Employers and Manufacturers Association (EMA) Northern - Hunter Filling Systems

Hunter Filling Systems

19 Sep 2020
Engineering company never says ‘never’

Custom machinery manufacturer Hunter Filling Systems celebrates two major milestones next month.


It moves into its first purpose-built premises and celebrates 50 years in business.


Managing director Niall Fuller co-owns the company with engineering manager Neil McConnell.

They have 15 staff including three apprentices at various stages of training.


Hunter Filling Systems is doing well in export as well as domestic sales, with each market segment usually contributing about equally to the business; but lately export orders have been higher, and mostly from the USA, Australia and South East Asia.


For example, for one Mexican client Hunter is making a two by six-double-head filling machine that will fill and seal double-pocket snack packs with chili flavoured toffee mix in one pocket and a gum ball in the other.


Hunter Filling Systems has filling machines on the floor in various stages of completion to containerise products as diverse as a liqueur, an Indian fruit drink, an alcoholic mix, agricultural fertilizer, household chemicals, meat pie fillings, honey, marinades and an automotive panel filler (bog).


Mr Fuller says the increased export work is a result of attending trade shows and also picking up leads from big multi nationals. Hunter customers have included Wrigley, Mars, 3M, Golden State Foods, Fonterra, Heinz-Watties and Cerebos.


“These companies choose us because we have been in the industry for 50 years, exporting for 30 to 40 years; and due to our perseverance and the local knowledge of our representation [in those markets] we get our foot in the door compared with the competition.


“Also we tailor make machines. The Mexican company came to us because American companies told them ‘take or leave our standard machine’, and we could tailor make for them.


“There is more risk on our part but we have been around, and know what we can and can’t do. We design and build the machine but sometimes a machine might be a variation on others we have made.”


Hunter Filling Systems also recently made a machine to fill ice cube trays with a brine shrimp to be sold as frozen fish food for consumers’ tropical fish tanks – a job that other companies wouldn’t touch because it was too hard.
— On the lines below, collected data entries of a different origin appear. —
inline int align_up(int v, int a) { return (v + a - 1) / a * a; }
inline int level_stride(int w) { return align_up(VO_BX + w + VO_BY, 16); }
inline int plan_depth(int w, int h, int lk_max_level)
{
    int l = 0;
    for (int cw = w, ch = h;; l++) {
        const int nw = (cw + 1) / 2, nh = (ch + 1) / 2;
        if (l == lk_max_level || l + 1 >= VO_MAX_LEVELS || nw <= 21 || nh <= 21)
            break;
        cw = nw;
        ch = nh;
    }
    return l;
}

struct LkParams {
    int max_level;
    int max_count;
    double epsilon;
    float min_eig;
    int full_chain;
};

struct PnpParams {
    int iters;
    float reproj;
    double confidence;
    float K[9];
};

struct PnpResult {
    double rvec[3], tvec[3], R[9];
    int n_inliers;
    int status;
    int niters;
    int best_iter;
    int max_good;
    int lm_iters;
};

struct RansacState {
    int it;
    int niters;
    int max_good;
    int best;
    uint64_t rng;
    int arrive;
    int pad_;
// ... 14 lines not shown
    int niters;
    int best;
};

struct SeqFrameInfo {
    int n_bucketed;
    int n_circ;
    int n_tracked;
    int n_inliers;
    int pnp_status;
    int flags;
    int ransac_iters;
    int overflow;
};
struct SeqTail {
    const int *active = nullptr;
    const EmResult *em = nullptr;
    double *pose = nullptr;
    double *traj = nullptr;
    SeqFrameInfo *info = nullptr;
    int *n_rows = nullptr;
    int max_steps = 0;
};
struct SeqIngest {
    const uint8_t *left, *right;
    int stride, image0;
};
struct RectImage {
    const uint8_t *raw;
    int image, side;
};

constexpr int VO_EPNP_UT_DOUBLES = 144 + 12, VO_EPNP_GWS_BLOCKS = 2;
constexpr int VO_EPNP_WS_DOUBLES = 288, VO_EPNP_WS_HYPS = 128, VO_EPNP_WS_MAX_FRAMES = 16, VO_EPNP_SPLIT_DEFAULT_FRAMES = 4;
inline int pnp_rest_groups(int iters) { return iters > VO_EPNP_WS_HYPS ? (iters - VO_EPNP_WS_HYPS + 63) / 64 : 1; }
inline size_t pnp_rest_ws_doubles(int iters) { return (size_t)pnp_rest_groups(iters) * VO_EPNP_UT_DOUBLES * 64; }

#ifndef VO_HOST_EMUL
struct EmBufs {
    double2 *q0 = nullptr, *q1 = nullptr;
    int32_t *subsets = nullptr;
    RansacState *rstate = nullptr;
    double *models = nullptr;
    int *nmodels = nullptr;
    int *counts = nullptr;
    double *bestE = nullptr;
    uint8_t *mask = nullptr;
};
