struct Ring {
    uint64_t *full, *empty;
    int c;
    __device__ __forceinline__ uint32_t acquire(int ahead = 0)
    {
        const int cc = c + ahead, s = cc % NSLOT;
        mbar_wait(&full[s], (cc / NSLOT) & 1);
        return sbase() + OFF_W + (uint32_t)s * SLOT_BYTES;
    }
    __device__ __forceinline__ void release(int lane, int n = 1)
    {
        __syncwarp();
        if (lane == 0)
            for (int i = 0; i < n; ++i) mbar_arrive(&empty[(c + i) % NSLOT]);
        c += n;
    }
};

__device__ __forceinline__ void cta_sync() { named_bar_sync(1, NCONS); }

template <int NT>
__device__ __forceinline__ void zero(float (&acc)[NT][4])
{
#pragma unroll
    for (int i = 0; i < NT; ++i) acc[i][0] = acc[i][1] = acc[i][2] = acc[i][3] = 0.f;
}
template <int NT>
__device__ __forceinline__ void copy(float (&dst)[NT][4], const float (&src)[NT][4])
{
#pragma unroll
    for (int i = 0; i < NT; ++i) { dst[i][0] = src[i][0]; dst[i][1] = src[i][1]; dst[i][2] = src[i][2]; dst[i][3] = src[i][3]; }
}

template <int NT>
__device__ __forceinline__ void add_bias(float (&acc)[NT][4], const Thr &th, uint32_t b, int n0)
{
#pragma unroll
    for (int nt = 0; nt < NT; ++nt) {
        const float2 v = ldp2(b + 4u * (n0 + 8 * nt + 2 * th.t));
        acc[nt][0] += v.x; acc[nt][1] += v.y; acc[nt][2] += v.x; acc[nt][3] += v.y;
    }
}
template <int NT>
__device__ __forceinline__ void store_tile(uint32_t tile, int ld, const Thr &th, int n0, const float (&acc)[NT][4])
{
#pragma unroll
    for (int nt = 0; nt < NT; ++nt) {
        const int c = n0 + 8 * nt + 2 * th.t;
        sts32(tile + (uint32_t)th.rA * ld + 2u * c, pack2(acc[nt][0], acc[nt][1]));
        sts32(tile + (uint32_t)th.rB * ld + 2u * c, pack2(acc[nt][2], acc[nt][3]));
    }
}
template <int NT>
__device__ __forceinline__ void relu(float (&acc)[NT][4])
{
#pragma unroll
    for (int nt = 0; nt < NT; ++nt) {
        acc[nt][0] = fmaxf(acc[nt][0], 0.f); acc[nt][1] = fmaxf(acc[nt][1], 0.f);
        acc[nt][2] = fmaxf(acc[nt][2], 0.f); acc[nt][3] = fmaxf(acc[nt][3], 0.f);
    }
}

template <int NT>
__device__ __forceinline__ void stats_write(const float (&v)[NT][4], const Thr &th, uint32_t stat)
{
    float s0 = 0.f, q0 = 0.f, s1 = 0.f, q1 = 0.f;
#pragma unroll
    for (int nt = 0; nt < NT; ++nt) {
        s0 += v[nt][0] + v[nt][1]; q0 += v[nt][0] * v[nt][0] + v[nt][1] * v[nt][1];
        s1 += v[nt][2] + v[nt][3]; q1 += v[nt][2] * v[nt][2] + v[nt][3] * v[nt][3];
    }
#pragma unroll
    for (int o = 1; o <= 2; o <<= 1) {
        s0 += __shfl_xor_sync(0xffffffffu, s0, o); q0 += __shfl_xor_sync(0xffffffffu, q0, o);
        s1 += __shfl_xor_sync(0xffffffffu, s1, o); q1 += __shfl_xor_sync(0xffffffffu, q1, o);
    }
    if (th.t == 0) {
        sts2f(stat + (uint32_t)(th.rA * NQ + th.nq) * 8u, s0, q0);
        sts2f(stat + (uint32_t)(th.rB * NQ + th.nq) * 8u, s1, q1);
    }
}
__device__ __forceinline__ void stats_read(uint32_t stat, int row, float inv_width, float &mean, float &rstd)
{
    float4 v[NQ / 2];
#pragma unroll
    for (int i = 0; i < NQ / 2; ++i) v[i] = lds4v(stat + (uint32_t)row * (NQ * 8u) + 16u * i);
    float s = 0.f, q = 0.f;
#pragma unroll
    for (int i = 0; i < NQ / 2; ++i) { s += v[i].x + v[i].z; q += v[i].y + v[i].w; }
    mean = s * inv_width;
    rstd = rsqrtf(fmaxf(q * inv_width - mean * mean, 0.f) + 1e-5f);
}

__device__ __forceinline__ void layer_norm128(float (&x)[NT][4], const Thr &th, uint32_t gam, uint32_t bet, int n0, bool relu_after)
{
    const uint32_t stat = sbase() + OFF_STAT;
    stats_write<NT>(x, th, stat);
    cta_sync();
    float mA, sA, mB, sB;
    stats_read(stat, th.rA, 1.f / H, mA, sA);
    stats_read(stat, th.rB, 1.f / H, mB, sB);
#pragma unroll
    for (int nt = 0; nt < NT; ++nt) {
        const int c = n0 + 8 * nt + 2 * th.t;
        const float2 gg = ldp2(gam + 4u * c), bb = ldp2(bet + 4u * c);
        x[nt][0] = (x[nt][0] - mA) * sA * gg.x + bb.x; x[nt][1] = (x[nt][1] - mA) * sA * gg.y + bb.y;
        x[nt][2] = (x[nt][2] - mB) * sB * gg.x + bb.x; x[nt][3] = (x[nt][3] - mB) * sB * gg.y + bb.y;
    }
    if (relu_after) relu<NT>(x);
}

__device__ __forceinline__ RowInfo row_info(int r)
{
    uint32_t a, b, c, e;
    lds4u(sbase() + OFF_ROW + 16u * r, a, b, c, e);
    RowInfo ri;
    ri.root = (int)a; ri.agent = (int)b; ri.valid = (int)c; ri.r0 = (int)e;
    return ri;
}

static __device__ __noinline__ void stage_gather(const Desc &d, const SimIo io)
{
    HSM_DECL;
    const int tid = threadIdx.x, r = tid >> 3, part = tid & 7;
    if (tid >= TM * 8) return;
    const RowInfo ri = row_info(r);
    uint32_t w[8] = {0, 0, 0, 0, 0, 0, 0, 0};
    int action = -1;
    if (ri.valid) {
        const int ix = io.idx_x ? __ldcg(io.idx_x + ri.root) : 0;
        if (d.greedy_pool == nullptr || d.cur < 0)
            action = __ldcg(io.actions + (size_t)ri.root * d.N + ri.agent);
        else if (ri.agent == d.cur)
            action = __ldcg(io.actions + ri.root);
        else if (ri.agent < d.cur)
            action = d.factor ? __ldcg(d.factor + (size_t)ri.root * d.N + ri.agent) : 0;
        else
            action = __ldcg(d.greedy_pool + ((size_t)ix * d.B + ri.root) * d.N + ri.agent);
        const float *h = d.pool + ((size_t)ix * d.B + ri.root) * (size_t)(d.N * H) + (size_t)ri.agent * H + part * 16;
#pragma unroll
        for (int i = 0; i < 4; ++i) {
            const float4 v = __ldcg(reinterpret_cast<const float4 *>(h) + i);
            w[2 * i] = pack2(v.x, v.y);
            w[2 * i + 1] = pack2(v.z, v.w);
        }
    }
    uint4 *dst = reinterpret_cast<uint4 *>(hsm + OFF_HH + (size_t)r * LDA + part * 32);
    dst[0] = make_uint4(w[0], w[1], w[2], w[3]);
    dst[1] = make_uint4(w[4], w[5], w[6], w[7]);
    if (part * 8 < d.KA) {
        const int c0 = part * 8;
        uint32_t o[4];
#pragma unroll
        for (int i = 0; i < 4; ++i) o[i] = pack2((c0 + 2 * i == action) ? 1.f : 0.f, (c0 + 2 * i + 1 == action) ? 1.f : 0.f);
        *reinterpret_cast<uint4 *>(hsm + OFF_ONE + (size_t)r * LDO + c0 * 2) = make_uint4(o[0], o[1], o[2], o[3]);
    }
}

static __device__ __noinline__ void stage_inproj(const Desc &d, Ring &ring, float (&xio)[NT][4])
{
    const Thr th;
    const uint32_t sb = sbase();
    const int n0 = CW * th.nq, ldo = (d.KA + PAD) * 2;
    float x[NT][4];
    zero<NT>(x);
    uint32_t w = ring.acquire();
    gemm_fixed<NT, 8>(x, th, sb + OFF_HH, LDA, w, LDA, n0);
    ring.release(th.lane);
    w = ring.acquire();
    gemm_rt<NT>(x, th, sb + OFF_ONE, LDO, w, ldo, n0, d.KA);
    ring.release(th.lane);
    add_bias<NT>(x, th, sb + OFF_P + 4u * d.o_bin, n0);
    const uint32_t pA = sb + OFF_P + 4u * (d.o_pos + row_info(th.rA).agent * H), pB = sb + OFF_P + 4u * (d.o_pos + row_info(th.rB).agent * H);
#pragma unroll
    for (int nt = 0; nt < NT; ++nt) {
        const int c = n0 + 8 * nt + 2 * th.t;
        const float2 a = ldp2(pA + 4u * c), b = ldp2(pB + 4u * c);
        x[nt][0] = fmaxf(x[nt][0], 0.f) + a.x; x[nt][1] = fmaxf(x[nt][1], 0.f) + a.y;
        x[nt][2] = fmaxf(x[nt][2], 0.f) + b.x; x[nt][3] = fmaxf(x[nt][3], 0.f) + b.y;
    }
    store_tile<NT>(sb + OFF_X, LDA, th, n0, x);
    copy<NT>(xio, x);
    cta_sync();
}

static __device__ __noinline__ void stage_qkv(Ring &ring, uint32_t lv)
{
    const Thr th;
    const uint32_t sb = sbase();
    const int n0 = CW * th.nq;
    float acc[3 * NT][4];
    zero<3 * NT>(acc);
    uint32_t wa[3];
#pragma unroll
    for (int i = 0; i < 3; ++i) wa[i] = th.w_addr(ring.acquire(i), LDA, n0);
    const uint32_t aa = th.a_addr(sb + OFF_X, LDA);
    constexpr int PW = NT / 2, NP = 3 * PW;
    uint32_t a[2][4], b[2][NP][4];
    ldsm4(aa, a[0]);
#pragma unroll
    for (int p = 0; p < NP; ++p) ldsm4(wa[p / PW] + (uint32_t)(16 * (p % PW)) * LDA, b[0][p]);
#pragma unroll GEMM_UNROLL
    for (int ks = 0; ks < 8; ++ks) {
        const int cur = ks & 1, nxt = cur ^ 1;
        if (ks + 1 < 8) {
            ldsm4(aa + 32u * (ks + 1), a[nxt]);
#pragma unroll
            for (int p = 0; p < NP; ++p) ldsm4(wa[p / PW] + (uint32_t)(16 * (p % PW)) * LDA + 32u * (ks + 1), b[nxt][p]);
        }
#pragma unroll
        for (int p = 0; p < NP; ++p) {
            mma16816(acc[2 * p], a[cur], b[cur][p][0], b[cur][p][1]);
            mma16816(acc[2 * p + 1], a[cur], b[cur][p][2], b[cur][p][3]);
        }
    }
    ring.release(th.lane, 3);
#pragma unroll
    for (int which = 0; which < 3; ++which) {
#pragma unroll
        for (int nt = 0; nt < NT; ++nt) {
            const int c = n0 + 8 * nt + 2 * th.t;
            const float2 bv = ldp2(lv + 4u * (which * H + c));
            const float *v = acc[which * NT + nt];
            sts32(sb + OFF_Q + (uint32_t)th.rA * LDQ + 2u * (which * H + c), pack2(v[0] + bv.x, v[1] + bv.y));
            sts32(sb + OFF_Q + (uint32_t)th.rB * LDQ + 2u * (which * H + c), pack2(v[2] + bv.x, v[3] + bv.y));
        }
    }
    cta_sync();
}

__device__ __forceinline__ void unpack16(const uint32_t (&w)[8], float (&f)[16])
{
#pragma unroll
    for (int i = 0; i < 8; ++i) {
        f[2 * i] = __uint_as_float(w[i] << 16);
        f[2 * i + 1] = __uint_as_float(w[i] & 0xffff0000u);
    }
}
__device__ __forceinline__ void lds32B(uint32_t saddr, uint32_t (&w)[8])
{
    lds4u(saddr, w[0], w[1], w[2], w[3]);
    lds4u(saddr + 16u, w[4], w[5], w[6], w[7]);
}

template <int NN>
__device__ __forceinline__ void attention_small(uint32_t qbase, int r0, int hh, const float (&q)[16], float (&o)[16])
{
    float s[NN];
    uint32_t kw[NN][8], vw[NN][8];
#pragma unroll
    for (int j = 0; j < NN; ++j) {
        const uint32_t kr = qbase + (uint32_t)(r0 + j) * LDQ + H * 2 + hh * 32;
        lds32B(kr, kw[j]);
        lds32B(kr + H * 2, vw[j]);
    }
#pragma unroll
    for (int j = 0; j < NN; ++j) {
        float k[16];
        unpack16(kw[j], k);
        float a = 0.f, b = 0.f;
#pragma unroll
        for (int i = 0; i < 16; i += 2) { a += q[i] * k[i]; b += q[i + 1] * k[i + 1]; }
        s[j] = a + b;
    }
    float m = s[0];
#pragma unroll
    for (int j = 1; j < NN; ++j) m = fmaxf(m, s[j]);
    float l = 0.f;
#pragma unroll
    for (int j = 0; j < NN; ++j) { s[j] = __expf(s[j] - m); l += s[j]; }
    const float inv = 1.f / l;
#pragma unroll
    for (int i = 0; i < 16; ++i) o[i] = 0.f;
#pragma unroll
    for (int j = 0; j < NN; ++j) {
        float v[16];
        unpack16(vw[j], v);
        const float p = s[j] * inv;
#pragma unroll
        for (int i = 0; i < 16; ++i) o[i] += p * v[i];
    }
}

static __device__ __noinline__ void stage_attention(const Desc &d)
{
    const uint32_t sb = sbase(), qbase = sb + OFF_Q;
    const int tid = threadIdx.x, r = tid >> 3, hh = tid & 7;
    if (tid >= TM * NHEAD) {
        cta_sync();
        return;
    }
    const RowInfo ri = row_info(r);
    const int N = d.N;
    float q[16], o[16];
    {
        uint32_t w[8];
        lds32B(qbase + (uint32_t)r * LDQ + hh * 32, w);
        unpack16(w, q);
#pragma unroll
        for (int i = 0; i < 16; ++i) q[i] *= 0.25f;
    }
    if (N <= 4) {
        switch (N) {
            case 1: attention_small<1>(qbase, ri.r0, hh, q, o); break;
            case 2: attention_small<2>(qbase, ri.r0, hh, q, o); break;
            case 3: attention_small<3>(qbase, ri.r0, hh, q, o); break;
            default: attention_small<4>(qbase, ri.r0, hh, q, o); break;
        }
    } else {
#pragma unroll
        for (int i = 0; i < 16; ++i) o[i] = 0.f;
        float m = -INFINITY, lsum = 0.f;
#pragma unroll 1
        for (int j = 0; j < N; ++j) {
            const uint32_t kr = qbase + (uint32_t)(ri.r0 + j) * LDQ + H * 2 + hh * 32;
            uint32_t kw[8], vw[8];
            lds32B(kr, kw);
            lds32B(kr + H * 2, vw);
            float k[16], v[16];
            unpack16(kw, k);
            unpack16(vw, v);
            float s = 0.f;
#pragma unroll
            for (int i = 0; i < 16; ++i) s += q[i] * k[i];
            const float mn = fmaxf(m, s);
            const float corr = __expf(m - mn), p = __expf(s - mn);
            lsum = lsum * corr + p;
#pragma unroll
            for (int i = 0; i < 16; ++i) o[i] = o[i] * corr + p * v[i];
            m = mn;
        }
        const float inv = 1.f / lsum;
#pragma unroll
        for (int i = 0; i < 16; ++i) o[i] *= inv;
    }
    uint4 a, b;
    a.x = pack2(o[0], o[1]); a.y = pack2(o[2], o[3]); a.z = pack2(o[4], o[5]); a.w = pack2(o[6], o[7]);
    b.x = pack2(o[8], o[9]); b.y = pack2(o[10], o[11]); b.z = pack2(o[12], o[13]); b.w = pack2(o[14], o[15]);
    sts4(sb + OFF_T + (uint32_t)r * LDA + hh * 32, a);
    sts4(sb + OFF_T + (uint32_t)r * LDA + hh * 32 + 16, b);
    cta_sync();
}

static __device__ __noinline__ void stage_residual_ln(Ring &ring, float (&xio)[NT][4], uint32_t bias, uint32_t gam, uint32_t bet)
{
    const Thr th;
    const uint32_t sb = sbase();
    const int n0 = CW * th.nq;
    float x[NT][4];
    copy<NT>(x, xio);
    const uint32_t w = ring.acquire();
    gemm_fixed<NT, 8>(x, th, sb + OFF_T, LDA, w, LDA, n0);
    ring.release(th.lane);
    add_bias<NT>(x, th, bias, n0);
    layer_norm128(x, th, gam, bet, n0, false);
    store_tile<NT>(sb + OFF_X, LDA, th, n0, x);
    copy<NT>(xio, x);
    cta_sync();
}

static __device__ __noinline__ void stage_linear_relu(Ring &ring, uint32_t bias)
{
    const Thr th;
    const uint32_t sb = sbase();
    const int n0 = CW * th.nq;
    float acc[NT][4];
    zero<NT>(acc);
    const uint32_t w = ring.acquire();
    gemm_fixed<NT, 8>(acc, th, sb + OFF_X, LDA, w, LDA, n0);
    ring.release(th.lane);
    add_bias<NT>(acc, th, bias, n0);
    relu<NT>(acc);
    store_tile<NT>(sb + OFF_T, LDA, th, n0, acc);
    cta_sync();
}
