diff --git a/espnet_amd/ops.py b/espnet_amd/ops.py
--- a/espnet_amd/ops.py
+++ b/espnet_amd/ops.py
@@ -1736,6 +1736,37 @@
           "eamd_dwconv_glu_bwd_w")
 
 
+def dwconv_glu_bwd(dd, w, a, dw, db, B, T, Cc, K, out_dtype=torch.float32):
+    assert dw.numel() == Cc * K and (db is None or db.numel() == Cc)
+    da = torch.empty(a.shape, device=a.device, dtype=out_dtype)
+    check(_lib.lib().eamd_dwconv_glu_bwd(ptr(dd), ptr(w), ptr(a), ptr(da), int(out_dtype == torch.bfloat16), ptr(dw), ptr(db),
+                                         B, T, Cc, K, stream_ptr()), "eamd_dwconv_glu_bwd")
+    return da
+
+
+def convmod_bwd(de, d, mean, rstd, gamma, beta, dgamma, dbeta, w, a, dw, db, B, T, Cc, K, act, training,
+                out_dtype=torch.float32, bound=None):
+    if act not in (0, 1, 2):
+        return None
+    M = B * T
+    L = _lib.lib()
+    nslab = L.eamd_bn_nslab(M, Cc)
+    ws = torch.empty((2 * nslab + 2) * Cc, device=d.device, dtype=torch.float32)
+    sums = ws[2 * nslab * Cc:]
+    da = torch.empty(a.shape, device=a.device, dtype=out_dtype)
+    if bound is not None:
+        check(L.eamd_bn_bwd_sums_bounded(ptr(de), ptr(d), ptr(mean), ptr(rstd), ptr(gamma), ptr(beta), ptr(ws), ptr(dgamma),
+                                         ptr(dbeta), M, Cc, act, int(bound[0]), ptr(bound[1]), stream_ptr()),
+              "eamd_bn_bwd_sums_bounded")
+    else:
+        check(L.eamd_bn_bwd_sums(ptr(de), ptr(d), ptr(mean), ptr(rstd), ptr(gamma), ptr(beta), ptr(ws), ptr(dgamma), ptr(dbeta),
+                                 M, Cc, act, stream_ptr()), "eamd_bn_bwd_sums")
+    check(L.eamd_convmod_bwd(ptr(de), ptr(d), ptr(mean), ptr(rstd), ptr(gamma), ptr(beta), ptr(sums), ptr(w), ptr(a), ptr(da),
+                             int(out_dtype == torch.bfloat16), ptr(dw), ptr(db), B, T, Cc, K, act, int(training),
+                             ptr(bound[1]) if bound is not None else None, stream_ptr()), "eamd_convmod_bwd")
+    return da
+
+
 def bn_stats(x, M, Cc, eps, momentum, running_mean, running_var, num_batches_tracked=None, bound=None):
     nslab = _lib.lib().eamd_bn_nslab(M, Cc)
     ws = torch.empty(3 * Cc * nslab, device=x.device, dtype=torch.float32)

“We get the curly ones, but they can be financially rewarding. And we like to think outside the square and never say ‘never’. It keeps us interested and excited,” Fuller says.


Hunter Filling Systems is also a compelling environment for apprentices, he believes, with its variety of engineering disciplines including welding, fitting and turning. When the newest apprentice has done one year, a new apprentice is taken on.


During the GFC slowdown the company built up stock levels of partially built machines to enable it to deliver orders quickly when conditions picked up and to retain staff. No redundancies were necessary.


Mr Fuller says it helps a lot to be out and seen at trade shows. “You really have to travel to get business. You can’t do it all by phone; you have to be shaking hands and looking people in the eye to give them confidence to go with your company.”


It has all paid off.


Mr Fuller says next month’s move into new premises will be the company’s third and all have been within a radius of 1km.


“Te Rapa [here] is handy to everything. We need the space and we need something purpose built to suit the flow of work,” he says.


The building will be 1.5 times bigger than present and is designed with room to grow.


Planning the building meant taking into account new eco-friendly features, the efficiency of lighting and heating systems and communications technology.


For the first time Hunter Filling Systems will have high speed fibre, which will enhance video conferencing with international agents and being able to show products.



Thanks from EMA


Hunter Filling Systems has been a member of EMA since starting up and Niall Fuller has generously offered support to business in the region as a member of the EMA Waikato executive committee for eight years.


He says EMA has helped his business grow, through networking opportunities at breakfasts and after fives where he has met other business owners and talked about ‘how they did it’ and their products; gained leads and jobs. And he values EMA’s help with staff issues and advocating for the interests of small to medium enterprises and international trade.